You might have had the anti boxing and unboxing rhetoric pounded into your head.
In the .NET world they’re often mentioned as an unfortunate side-effect of backwards compatibility. A reminder of life before generics…
…before Linq. *shudder*
Let’s take a look at 7 of the reasons why programmers beat up on boxing.
1. Boxed values take up more memory.
A boxed value resides in the heap. That means that we need a pointer (32b or 64b) from the stack to our reference-type in the heap as a well as a sync block index(32b).
This means a boxed int32 now takes up between 92b or 128b.
3-4 times the space!
Ouch!
2. Boxed values require an additional read
Values on the stack are right there. Stick and move, stick and move!

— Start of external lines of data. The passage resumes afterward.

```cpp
constexpr int SCAN_TILE = 2048;
constexpr int PART_TILE = 16384;
constexpr int PART_REGION_LOG = 9;
constexpr int PART_MAX_REGIONS = 4096;
struct MsmSortPtrs { const uint32_t* sorted; const uint32_t* offsets; const uint32_t* counts; uint32_t cap; const uint32_t* overflow; };
inline size_t msm_sort_scratch_bytes(size_t n, int c, int nwin) {
    const size_t nbuckets = (size_t)nwin << (c - 1);
    const size_t entries = (size_t)nwin * n;
// ... 32 lines not shown
template <class Fr> int launch_vec_fill(hipStream_t st, Fr* v, size_t n, const Fr& value);
template <class Fr> int launch_vec_gather_strided(hipStream_t st, Fr* out, const Fr* in, size_t n, size_t offset, size_t stride);
template <class Fr> int launch_prefix_scan(hipStream_t st, int op, Fr* out, const Fr* in, size_t n, Fr* scratch);
template <class Fr> int launch_vec_inverse(hipStream_t st, Fr* out, const Fr* in, size_t n);
template <class Fr> int launch_spmv_csr(hipStream_t st, const uint32_t* row_ptr, const uint32_t* col, const Fr* coeff, size_t n_rows, const Fr* pub,
                                        uint32_t n_inputs, int party, const Fr* wit_a, const Fr* wit_b, Fr* out_a, Fr* out_b);
struct R1csMat { const uint32_t* row_ptr; const uint32_t* col; const void* coeff; };
constexpr uint32_t QAP_LONG_COLUMN = 64;
template <class Fr> int launch_r1cs_check(hipStream_t st, const R1csMat& A, const R1csMat& B, const R1csMat& C, size_t n_rows, size_t nnz_total, int form, const Fr* w,
                                          unsigned long long* result);
template <class Fr> int launch_qap_columns(hipStream_t st, const uint32_t* col_ptr, const uint32_t* row, const Fr* coeff, size_t n_cols, const Fr* L, Fr* out, uint32_t long_min);
struct PlonkGateOut {
    uint32_t* map[3];
    void* q[5];
    uint32_t* add_ids;
    void* add_f;
};
template <class Fr> int launch_plonk_gate_count(hipStream_t st, const R1csMat& A, const R1csMat& B, const R1csMat& C, size_t n_rows, uint32_t* counts, uint32_t* offsets, uint32_t* tile_sums);
template <class Fr> int launch_plonk_gate_emit(hipStream_t st, const R1csMat& A, const R1csMat& B, const R1csMat& C, size_t n_rows, uint32_t n_wires, uint32_t n_public,
                                               const uint32_t* counts, const uint32_t* offsets, size_t n_constraints, size_t n, const PlonkGateOut& o);
template <class Fr> int launch_plonk_sigma_labels(hipStream_t st, const uint32_t* prev, const Fr* wpow, int log_n, const Fr& k1, const Fr& k2, Fr* sigma);
template <class Fr> int launch_plonk_additions(hipStream_t st, const uint32_t* order, size_t n, const uint32_t* ids, const Fr* coeffs, const Fr* pub, uint32_t n_inputs, int pc,
                                               Fr* ext_a, Fr* ext_b, size_t n_priv);
template <class Fr> int launch_plonk_r2_factors(hipStream_t st, const PlonkR2Args<Fr>& g, size_t n);
template <class Fr> int launch_plonk_r3_blind(hipStream_t st, const PlonkBlindArgs<Fr>& g, size_t n);
template <class Fr> int launch_plonk_r3_perm(hipStream_t st, const PlonkPermArgs<Fr>& g, size_t n);
template <class Fr> int launch_plonk_r3_gate(hipStream_t st, const PlonkGateArgs<Fr>& g, size_t n);
template <class Fr> int launch_plonk_mul4_tail(hipStream_t st, const PlonkMul4Args<Fr>& g, size_t n);
template <class Fr> int launch_plonk_r3_t(hipStream_t st, const PlonkTArgs<Fr>& g, size_t n);
template <class Fr> int launch_plonk_r3_divide(hipStream_t st, const PlonkDivArgs<Fr>& g, size_t n);
template <class Fr> int launch_build_twiddles_lazy(hipStream_t st, void* tw, size_t m, int log_m, const Fr* lo, const Fr* hi, int log_lo, const Fr& c32);
template <class Fr> int launch_build_twiddles_lazy_natural(hipStream_t st, void* tw, size_t m, const Fr* lo, const Fr* hi, int log_lo, const Fr& c32);
template <class Fr> int launch_ntt_ct_pass(hipStream_t st, bool first, NttVecs src, NttVecs dst, int nvec, size_t n, int log_m, int s0, int k, int t, const void* tw);
template <class Fr> int launch_ntt_dit_pass(hipStream_t st, bool first, bool last, NttVecs out, NttVecs tmp, int nvec, size_t n, int log_m, int s0, int k, int t, const void* tw,
                                            const Fr* c_lo, const Fr* c_hi, int log_lo, const Fr& c32);
template <class Fr> int launch_bitrev_finish_lazy(hipStream_t st, NttVecs dst, NttVecs src, int nvec, size_t n, int log_m, const Fr* scale, const Fr* c_lo, const Fr* c_hi, int log_lo);

int chacha12_fr_rand_launch(hipStream_t st, const uint32_t* key8, const uint32_t* mod8, int modulus_bits, uint64_t word_pos, uint64_t n_pairs, uint64_t n,
                            void* d_cand, uint32_t* d_tiles, unsigned long long* d_result, void* d_out);

}
```

collaborative-circom_amd/csrc/lazy29.hpp:

```cpp
#pragma once
#include "field.hpp"

namespace cg {

template <class F> struct XYZZ;

template <class F>
struct L29 {
    typedef typename F::Params P;
    static constexpr int NL = F::N == 8 ? 9 : 14;
    static constexpr int W = F::N == 8 ? 29 : 28;
    static constexpr int SH = NL * W - 32 * F::N;
    static constexpr int TOPBIT = W * (NL - 1);
    static_assert(F::N == 8 || F::N == 12, "");
    static constexpr uint32_t MASK = (1u << W) - 1;
    int32_t l[NL];

    static constexpr int32_t pl(int k) {
        const int bit = W * k, w = bit >> 5, sh = bit & 31;
        const uint64_t two = (w < F::N ? (uint64_t)P::P[w] : 0) | (w + 1 < F::N ? (uint64_t)P::P[w + 1] << 32 : 0);
        return (int32_t)((uint32_t)(two >> sh) & MASK);
    }
    template <int SHIFT>
    __device__ __forceinline__ static L29 unpack(const F& a) {
// ... 191 lines not shown
        }
        return upper_half(T);
    }
    __device__ __forceinline__ static XYZZ<F> dbl_affine(const F& x, const F& y) { return xyzz_dbl_affine(x, y); }
    __device__ __forceinline__ static L29 one() { const L29 o = unpack<SH>(F::one()); return mul(o, o); }
    __device__ __forceinline__ static L29 one_small() {
        L29 o = unpack_small(F::one());
        L29 pp; _Pragma("unroll") for (int k = 0; k < NL; k++) pp.l[k] = pl(k);
        const L29 t = (o + pp).norm();
        if (o.l[NL - 1] < 0) o = t;
        return o;
    }
    __device__ __forceinline__ static F to_fp(const L29& x) {
        L29 c; _Pragma("unroll") for (int k = 0; k < NL; k++) c.l[k] = 0;
        c.l[(32 * F::N) / W] = 1 << ((32 * F::N) % W);
        return pack_reduced(mul(x, c));
    }
    __device__ __forceinline__ static F pack_reduced(L29 y) {
        L29 pp; _Pragma("unroll") for (int k = 0; k < NL; k++) pp.l[k] = pl(k);
        L29 t = (y + pp).norm();
        if (y.l[NL - 1] < 0) y = t;
        t = (y - pp).norm();
        if (t.l[NL - 1] >= 0) y = t;
        F r;
        _Pragma("unroll") for (int w = 0; w < F::N; w++) {
            const int k = (32 * w) / W, sh = 32 * w - W * k;
            uint64_t v = (uint64_t)(uint32_t)y.l[k] >> sh;
            if (k + 1 < NL) v |= (uint64_t)(uint32_t)y.l[k + 1] << (W - sh);
            if (k + 2 < NL && 2 * W - sh < 32) v |= (uint64_t)(uint32_t)y.l[k + 2] << (2 * W - sh);
            r.v[w] = (uint32_t)v;
        }
        return r;
    }
};

}
```
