__global__ __launch_bounds__(256) void maskiou_conv1_kernel(const float* __restrict__ lo, int64_t total, int PH, int PW, int Ho, int Wo,
                                                            const float* __restrict__ w, const float* __restrict__ b,
                                                            float* __restrict__ out) {
    __shared__ float sw[72], sb[8];
    if (threadIdx.x < 72) sw[threadIdx.x] = w[threadIdx.x];
    if (threadIdx.x < 8) sb[threadIdx.x] = b[threadIdx.x];
    __syncthreads();
    for (int64_t t = (int64_t)blockIdx.x * 256 + threadIdx.x; t < total; t += (int64_t)gridDim.x * 256) {
        const int wo = (int)(t % Wo);
        const int64_t q = t / Wo;
        const int ho = (int)(q % Ho);
        const int64_t img = q / Ho;
        const float* src = lo + (img * PH + 2 * ho) * PW + 2 * wo;
        float x[9];
#pragma unroll
        for (int r = 0; r < 3; ++r)
#pragma unroll
            for (int c = 0; c < 3; ++c) x[r * 3 + c] = src[r * PW + c];
        float y[8];
#pragma unroll
        for (int co = 0; co < 8; ++co) {
            float acc = 0.0f;
#pragma unroll
            for (int k = 0; k < 9; ++k) acc = fmaf(x[k], sw[co * 9 + k], acc);
            const float v = fmaf(acc, 1.0f, sb[co]) + 0.0f;
            y[co] = v > 0.0f ? v : 0.0f;
        }
        float4* d = (float4*)(out + t * 32);
        d[0] = make_float4(y[0], y[1], y[2], y[3]);
        d[1] = make_float4(y[4], y[5], y[6], y[7]);
        const float4 z = make_float4(0.f, 0.f, 0.f, 0.f);
#pragma unroll
        for (int k = 2; k < 8; ++k) d[k] = z;
    }
}
__global__ void maskiou_rescore_kernel(const float* __restrict__ feat, int HW, int C, const int* __restrict__ cls,
                                       const float* __restrict__ score, const int* __restrict__ count, int K,
                                       float* __restrict__ out) {
    const int n = blockIdx.x;
    for (int d = threadIdx.x; d < K; d += blockDim.x) {
        float r = 0.0f;
        if (d < count[n]) {
            const float* f = feat + ((int64_t)n * K + d) * HW * C + cls[n * K + d];
            float m = f[0];
            for (int p = 1; p < HW; ++p) { const float v = f[(int64_t)p * C]; m = v > m ? v : m; }
            r = score[n * K + d] * m;
        }
        out[n * K + d] = r;
    }
}
int maskiou_conv1_launch(const float* lo, int NK, int PH, int PW, const float* w, const float* b, float* out, hipStream_t st) {
    ARG_CHECK(PH >= 3 && PW >= 3, "mask-IoU net input smaller than 3x3");
    const int Ho = (PH - 3) / 2 + 1, Wo = (PW - 3) / 2 + 1;
    const int64_t total = (int64_t)NK * Ho * Wo;
    int64_t blocks = cdiv64(total, 256);
    if (blocks > 65536) blocks = 65536;
    hipLaunchKernelGGL(maskiou_conv1_kernel, dim3((unsigned)blocks), dim3(256), 0, st, lo, total, PH, PW, Ho, Wo, w, b, out);
    HIP_TRY(hipGetLastError());
    return ISEGMI_OK;
}
int maskiou_rescore_launch(const float* feat, int N, int K, int HW, int C, const int* cls, const float* score, const int* count,
                           float* out, hipStream_t st) {
    hipLaunchKernelGGL(maskiou_rescore_kernel, dim3(N), dim3(128), 0, st, feat, HW, C, cls, score, count, K, out);
    HIP_TRY(hipGetLastError());
    return ISEGMI_OK;
}

int yolact_masks_launch(const float* proto, const float* coeffs, const float* boxes, const int* count, int N, int PH, int PW,
                        int mask_dim, int K, int h, int w, float* ws_lo, uint8_t* out_masks, int64_t* out_boxes, hipStream_t st,
                        const int* image_hw, int* win, bool clear, bool dense_lo) {
    ARG_CHECK(mask_dim == MD, "mask_dim must be 32");
    ARG_CHECK(N > 0 && K > 0 && K <= 128 && h > 0 && w > 0, "mask sizes");
    const size_t lds = (size_t)K * (MD + 4) * sizeof(float);
    if (dense_lo)
        hipLaunchKernelGGL(yolact_proto_masks_kernel<true>, dim3(cdiv(PH * PW, 256), N, cdiv(K, PROTO_DG)), dim3(256), lds, st, proto, coeffs, boxes, count,
                           PH, PW, K, ws_lo);
    else
        hipLaunchKernelGGL(yolact_proto_masks_kernel<false>, dim3(cdiv(PH * PW, 256), N, cdiv(K, PROTO_DG)), dim3(256), lds, st, proto, coeffs, boxes, count,
                           PH, PW, K, ws_lo);
    HIP_TRY(hipGetLastError());
    ARG_CHECK((int64_t)h * w < (1ll << 31), "h * w must stay below 2^31");
    if (clear) HIP_TRY(hipMemsetAsync(out_masks, 0, (size_t)N * K * h * w, st));
    int chunks = (int)cdiv64((int64_t)h * w, 2048);
    if (chunks > 32) chunks = 32;
    hipLaunchKernelGGL(yolact_upsample_masks_kernel, dim3((unsigned)chunks, (unsigned)K, (unsigned)N), dim3(256), 0, st, ws_lo, boxes, count, PH, PW, K, h, w,
                       image_hw, out_masks, win);
    HIP_TRY(hipGetLastError());
    if (out_boxes) {
        hipLaunchKernelGGL(yolact_int_boxes_kernel, dim3(N), dim3(128), 0, st, boxes, count, K, h, w, image_hw, out_boxes);
        HIP_TRY(hipGetLastError());
    }
    return ISEGMI_OK;
}

}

To fetch a boxed value you must first get the pointer, then look up the object.
This means boxed values are slower, in addition to being larger.
Stick and move, stick and move!
3. Short-lived values clog the heap
When an item is popped of the stack. It’s gone. Gone Daddy Gone.

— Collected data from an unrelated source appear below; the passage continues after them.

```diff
@@ -1836,6 +1863,7 @@
     w.ska = w.sva = w.skb = w.svb = nullptr;
     w.perm = w.us = w.is = w.js = nullptr; w.ghist = nullptr; w.stage = nullptr; w.n_work = nullptr;
     w.cpart = w.wblk = w.spart = nullptr;
+    w.sums = nullptr;
     if (w.staged) {
         w.ska = static_cast<uint32_t *>(take(nsort * 4)); w.sva = static_cast<uint32_t *>(take(nsort * 4));
         w.skb = static_cast<uint32_t *>(take(nsort * 4)); w.svb = static_cast<uint32_t *>(take(nsort * 4));
@@ -1845,6 +1873,10 @@
     } else {
         w.perm = static_cast<int32_t *>(take((size_t)B * 4)); w.us = static_cast<int32_t *>(take((size_t)B * 4));
         w.is = static_cast<int32_t *>(take((size_t)B * 4));   w.js = static_cast<int32_t *>(take((size_t)B * 4));
+        const char *env_sums = getenv("MACR_BXB_SUMS");
+        const bool no_sums = env_sums && env_sums[0] == '0';
+        float *sums = static_cast<float *>(take((size_t)4 * w.Bp * 4));
+        if (B % 256 == 0 && !no_sums) w.sums = sums;
     }
     w.bytes = off;
     return w;
@@ -1897,7 +1929,7 @@
     BatchSort s;
     s.u = u; s.i = i; s.j = j; s.B = B; s.rb0 = 0;
     s.perm = ws.perm; s.us = ws.us; s.is = ws.is; s.js = ws.js;
-    s.outflag = nullptr; s.nneu = 0; s.ncbx = ws.ncb;
+    s.outflag = nullptr; s.nneu = 0; s.ncbx = ws.ncb; s.sums = nullptr;
     return s;
 }
 
@@ -1993,6 +2025,8 @@
     BatchSort sort = batch_sort_args(ws, B, c.u, c.i, c.j);
     if (ws.staged || c.loss_only) sort.B = 0;
     sort.outflag = ws.fwd + 6 * (size_t)ws.Bp; sort.nneu = ws.nneu; sort.ncbx = ws.ncbx;
+    float *const sums = (c.tick || (c.pa && c.pa->lazy) || c.loss_only) ? nullptr : ws.sums;
+    sort.sums = sums;
     if (is_pair_loss(kind) && c.loss_only) {
         const int nb = (B + kChunkT - 1) / kChunkT < 1024 ? (B + kChunkT - 1) / kChunkT : 1024;
         float *const no_rows = nullptr;
@@ -2037,11 +2071,11 @@
                                                                                             ws.part, c.reg_on_gathered, ws.gw, *c.pa, user_branch))));
     } else if (c.pa) {
         MACR_DISPATCH_RUBIBPR(MACR_DISPATCH_LPR(d, (k_pair_fwd<LPR, 1, RB><<<ws.nblk_pair, 256, 0, st>>>(B, ws.Bp, c.u, c.i, c.j, c.Usrc, c.Isrc, c.w, c.wu, ws.fwd,
-                                                                                            ws.part, c.reg_on_gathered, ws.gw, *c.pa, user_branch))));
+                                                                                            ws.part, c.reg_on_gathered, ws.gw, *c.pa, user_branch, nullptr, sums))));
     } else {
         PendingAdam none = {};
         MACR_DISPATCH_RUBIBPR(MACR_DISPATCH_LPR(d, (k_pair_fwd<LPR, 0, RB><<<ws.nblk_pair, 256, 0, st>>>(B, ws.Bp, c.u, c.i, c.j, c.Usrc, c.Isrc, c.w, c.wu, ws.fwd,
-                                                                                            ws.part, c.reg_on_gathered, ws.gw, none, user_branch, c.Bsrc))));
+                                                                                            ws.part, c.reg_on_gathered, ws.gw, none, user_branch, c.Bsrc, sums))));
     }
     MACR_CHECK_LAUNCH("pair_fwd", st);
     MACR_DISPATCH_RUBIBPR(launch_bxb_rows<RB ? kCellBpr : kCellBce>(ws, B, ws.nrb * ws.ncb, c.pending, c.n_pending_blocks, sort, st));
@@ -2073,18 +2107,20 @@
         if (listed) return launch_seg_index(B, d, c.n_urows, c.n_irows, rs, true, c.gU, c.gI, c.tU, c.tI, ws, st);
         return launch_ref_sort_reduce(c, det || ego ? nullptr : c.sv_sorted, sst, ws, st);
     }
+#define MACR_DISPATCH_SUMS(...)                                             \
+    if (sums) { constexpr bool SM = true; __VA_ARGS__; } else { constexpr bool SM = false; __VA_ARGS__; }
     if (ego) {
-        MACR_DISPATCH_D(d, (k_pair_bwd<D, true><<<ws.nblk_bwd + 1, 256, 0, st>>>(B, ws.Bp, ws.nrb, ws.ncb, ws.perm, ws.us, ws.is, ws.js,
-                                                                            c.Usrc, c.Isrc, c.w, c.wu, ws.fwd, ws.rowpart, ws.colpart, c.gU,
-                                                                            c.gI, c.tU, c.tI, ws.gw, hp->alpha, hp->beta, c.coef, c.adam_pow,
-                                                                            ws.scal, hp->lr, hp->beta1, hp->beta2, L, c.cnt_pos, c.tick,
-                                                                            ws.nneu, c.Bsrc, c.sbr)));
-    } else {
-        MACR_DISPATCH_RUBIBPR(MACR_DISPATCH_D(d, (k_pair_bwd<D, false, RB><<<ws.nblk_bwd + 1, 256, 0, st>>>(
+        MACR_DISPATCH_SUMS(MACR_DISPATCH_D(d, (k_pair_bwd<D, true, false, SM><<<ws.nblk_bwd + 1, 256, 0, st>>>(
                                  B, ws.Bp, ws.nrb, ws.ncb, ws.perm, ws.us, ws.is, ws.js, c.Usrc, c.Isrc, c.w, c.wu, ws.fwd, ws.rowpart, ws.colpart, c.gU,
                                  c.gI, c.tU, c.tI, ws.gw, hp->alpha, hp->beta, c.coef, c.adam_pow, ws.scal, hp->lr, hp->beta1, hp->beta2, L, c.cnt_pos,
-                                 c.tick, ws.nneu))));
-    }
+                                 c.tick, ws.nneu, c.Bsrc, c.sbr, sums))));
+    } else {
+        MACR_DISPATCH_SUMS(MACR_DISPATCH_RUBIBPR(MACR_DISPATCH_D(d, (k_pair_bwd<D, false, RB, SM><<<ws.nblk_bwd + 1, 256, 0, st>>>(
+                                 B, ws.Bp, ws.nrb, ws.ncb, ws.perm, ws.us, ws.is, ws.js, c.Usrc, c.Isrc, c.w, c.wu, ws.fwd, ws.rowpart, ws.colpart, c.gU,
+                                 c.gI, c.tU, c.tI, ws.gw, hp->alpha, hp->beta, c.coef, c.adam_pow, ws.scal, hp->lr, hp->beta1, hp->beta2, L, c.cnt_pos,
+                                 c.tick, ws.nneu, nullptr, nullptr, sums)))));
+    }
+#undef MACR_DISPATCH_SUMS
 #undef MACR_DISPATCH_RUBIBPR
     MACR_CHECK_LAUNCH("pair_bwd", st);
     return MACR_OK;
```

In contrast, unused boxed values pile up in the heap until the garbage collector decides to do something about it.
4. Boxing and unboxing operations takes time/cpu
Boxing requires allocating space in the heap and copying the value from the stack.
Unboxing is cheaper since you just need to get the address of the fields inside the boxed instance and you can skip the allocation, but you usually end up copying the value data from the heap back to the stack if you want to use it.

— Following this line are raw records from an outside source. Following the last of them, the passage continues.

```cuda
static int launch_graph(const GraphArgs &ga, int64_t batch, cudaStream_t st) {
    const int smem = kTcSmem + 2 * ga.V * 256;
    AGRL_CUDA_TRY(cudaFuncSetAttribute(graph_kernel_tc, cudaFuncAttributeMaxDynamicSharedMemorySize, kTcSmem + 2 * kMaxNodes * 256));
    CUtensorMap map_x;
    int rc = gemm::make_rows_tensor_map_f32(&map_x, ga.x, batch, ga.V, ga.C, 64);
    if (rc) return rc;
    graph_kernel_tc<<<static_cast<unsigned>(batch), kTcThreads, smem, st>>>(map_x, ga);
    AGRL_LAUNCH_CHECK(st, "graph");
    return AGRL_OK;
}

}

using namespace agrl;

#ifdef AGRL_TIMELINE
extern "C" __attribute__((visibility("default"))) int agrl_timeline_set(long long *buf) {
    return cudaMemcpyToSymbol(g_timeline, &buf, sizeof(buf)) == cudaSuccess ? 0 : -3;
}
#endif
// ... 42 lines not shown
    return AGRL_OK;
}

extern "C" size_t agrl_head_workspace_bytes(const agrl_head_params *p, int64_t batch, int32_t seq_len) {
    if (check_params(p) || batch < 0 || seq_len < 1) return 0;
    return carve_head(p, nullptr, batch, seq_len).bytes;
}

namespace agrl {

template <class T>
static int launch_pool(const agrl_head_params *p, const Prepared &pr, const HeadWorkspace &hwk, const T *x4_1,
                       const T *x4_2, float *out, int64_t ld_out, int64_t b0, int64_t n, int S, int hw, bool tma,
                       cudaStream_t st) {
    const int C = p->channels, V = S * kParts, L = p->num_layers;
    const size_t in_off = static_cast<size_t>(b0) * S * C * hw;
    float *nodes = hwk.x[0] + static_cast<size_t>(b0) * V * C;
    float *o = out + static_cast<size_t>(b0) * ld_out;
    AGRL_LAUNCH_BEGIN(st);
    if (p->maps_nhwc) {
        PoolArgs<T> pa{x4_1 + in_off, x4_2 + in_off, nodes, o, ld_out, pr.scale[L], pr.shift[L], S, C, hw};
        const dim3 grid((C / 4 + kHeadThreads - 1) / kHeadThreads, static_cast<unsigned>(n));
        pool_nhwc_kernel<T><<<grid, kHeadThreads, 0, st>>>(pa);
        AGRL_LAUNCH_CHECK(st, "pool");
        return AGRL_OK;
    }
    if (tma) {
        const int64_t units = n * (C / kTpCh);
        PoolTmaArgs<T> ta{x4_1 + in_off, x4_2 + in_off, nodes, o, ld_out, pr.scale[L], pr.shift[L], S, C,
                          p->pool_stages ? p->pool_stages : tp_default_stages<T>(), 0, static_cast<int>(units),
                          p->pool_no_l2_hint ? 0 : 1};
        const size_t smem = pool_tma_smem(S, ta.stages, tp_stage_bytes<T>());
        AGRL_CUDA_TRY(cudaFuncSetAttribute(pool_tma_kernel<T>, cudaFuncAttributeMaxDynamicSharedMemorySize, static_cast<int>(smem)));
        int64_t grid = static_cast<int64_t>(kNumSMs) * 2;
        if (grid > units) grid = units;
        pool_tma_kernel<T><<<static_cast<unsigned>(grid), kTpThreads, smem, st>>>(ta);
        AGRL_LAUNCH_CHECK(st, "pool");
        return AGRL_OK;
    }
    PoolArgs<T> pa{x4_1 + in_off, x4_2 + in_off, nodes, o, ld_out, pr.scale[L], pr.shift[L], S, C, hw};
    const size_t pool_smem = static_cast<size_t>(S) * kParts * kPoolCh * sizeof(float);
    const dim3 pgrid(C / kPoolCh, static_cast<unsigned>(n));
    const uintptr_t vec_align = 4 * sizeof(T) - 1;
    const bool vec = (hw == 128) && ((reinterpret_cast<uintptr_t>(x4_1) | reinterpret_cast<uintptr_t>(x4_2)) & vec_align) == 0;
    if (vec) pool_kernel<true, T><<<pgrid, kHeadThreads, pool_smem, st>>>(pa);
    else pool_kernel<false, T><<<pgrid, kHeadThreads, pool_smem, st>>>(pa);
    AGRL_LAUNCH_CHECK(st, "pool");
    return AGRL_OK;
}

static int launch_pool_any(const agrl_head_params *p, const Prepared &pr, const HeadWorkspace &hwk, const void *x4_1,
                           const void *x4_2, float *out, int64_t ld_out, int64_t b0, int64_t n, int S, int hw, bool tma,
                           cudaStream_t st) {
    switch (p->maps_dtype) {
        case AGRL_MAPS_BF16:
// ... 191 lines not shown
```

agrl/pytorch_b200/csrc/split.cu:

```cuda
#include "gemm_sm100.cuh"

#include <cuda_fp16.h>
#include <cuda_fp8.h>
#include <mutex>

namespace agrl {
namespace gemm {

constexpr int kSplitThreads = 256;

__global__ void __launch_bounds__(kSplitThreads)
split_planes_kernel(SplitArgs a) {
    __shared__ float s_part[kSplitThreads / 32], s_maxp[kSplitThreads / 32];
    __shared__ float s_inv, s_ps;
    const int64_t row = blockIdx.x;
    const int tid = threadIdx.x;
    const float *src = a.src + row * a.ld;
    const bool vec = ((reinterpret_cast<uintptr_t>(src) & 15u) == 0) && (a.dim % 4 == 0);

    float inv = 1.0f, ps = 1.0f;
    if (a.sumsq != nullptr || a.normalize || a.fp16x2) {
        float s = 0.f, m = 0.f;
        if (vec) {
            const float4 *s4 = reinterpret_cast<const float4 *>(src);
// ... 124 lines not shown
    if (!fn) return AGRL_E_NO_DEVICE;
    const cuuint64_t dims[3] = {static_cast<cuuint64_t>(C), static_cast<cuuint64_t>(V), static_cast<cuuint64_t>(batch)};
    const cuuint64_t strides[2] = {static_cast<cuuint64_t>(C) * 4, static_cast<cuuint64_t>(V) * C * 4};
    const cuuint32_t box[3] = {static_cast<cuuint32_t>(box_channels), static_cast<cuuint32_t>(V), 1};
    const cuuint32_t estr[3] = {1, 1, 1};
    const CUresult r = fn(map, CU_TENSOR_MAP_DATA_TYPE_FLOAT32, 3, const_cast<float *>(x), dims, strides, box, estr,
                          CU_TENSOR_MAP_INTERLEAVE_NONE, CU_TENSOR_MAP_SWIZZLE_NONE,
                          CU_TENSOR_MAP_L2_PROMOTION_L2_256B, CU_TENSOR_MAP_FLOAT_OOB_FILL_NONE);
    if (r != CUDA_SUCCESS) {
        set_cuda_error(cudaErrorInvalidValue, "cuTensorMapEncodeTiled", __FILE__, __LINE__);
        return AGRL_E_CUDA;
    }
    return AGRL_OK;
}

}
}
```

Baseline: 203,200.

## Store only quarter-part nodes and rebuild half/whole parts on the fly

When the low-rank graph path is on, the pooling kernels write only the four quarter-part node rows per frame. The graph and mix kernels rebuild the two half-part rows and the whole-part row as means of the quarters when they need them. The graph kernel loads just the quarter rows through a new 4D TMA map, which cuts the raw staging bytes. It also folds the reference-row norm into the gram-worker loop instead of re-reading it from global memory. This trades pooled-node stores and global reads for a few extra adds, and relies on the half and whole poolings being exact means of the quarters in fp32 rounding order.

```diff
diff --git a/agrl/pytorch_b200/csrc/gemm_sm100.cuh b/agrl/pytorch_b200/csrc/gemm_sm100.cuh
--- a/agrl/pytorch_b200/csrc/gemm_sm100.cuh
+++ b/agrl/pytorch_b200/csrc/gemm_sm100.cuh
@@ -77,6 +77,11 @@
     asm volatile(
         "cp.async.bulk.tensor.3d.shared::cluster.global.mbarrier::complete_tx::bytes [%0], [%1, {%3, %4, %5}], [%2];"
         ::"r"(dst), "l"(reinterpret_cast<uint64_t>(map)), "r"(bar), "r"(c0), "r"(c1), "r"(c2) : "memory");
+}
+__device__ __forceinline__ void tma_load_4d(uint32_t dst, const CUtensorMap *map, uint32_t bar, int c0, int c1, int c2, int c3) {
+    asm volatile(
+        "cp.async.bulk.tensor.4d.shared::cluster.global.mbarrier::complete_tx::bytes [%0], [%1, {%3, %4, %5, %6}], [%2];"
+        ::"r"(dst), "l"(reinterpret_cast<uint64_t>(map)), "r"(bar), "r"(c0), "r"(c1), "r"(c2), "r"(c3) : "memory");
 }
 __device__ __forceinline__ void prefetch_tensormap(const CUtensorMap *map) {
     asm volatile("prefetch.tensormap [%0];" ::"l"(reinterpret_cast<uint64_t>(map)) : "memory");
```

According to MSDN: “[Boxing] can take up to 20 times longer than a simple reference assignment. When unboxing, the casting process can take four times as long as an assignment.”
5. Casting
Casting isn’t free, but it’s generally considered to be in the “Don’t worry about it” category of performance hits. Use a profiler people!
The real problem with casting is that you get no compile type safety checks. Check ahead or be smote by InvalidCastExceptions.
6. Implicit Boxing
Okay, so boxing/unboxing is big, slow, and ugly…but it’s also sneaky!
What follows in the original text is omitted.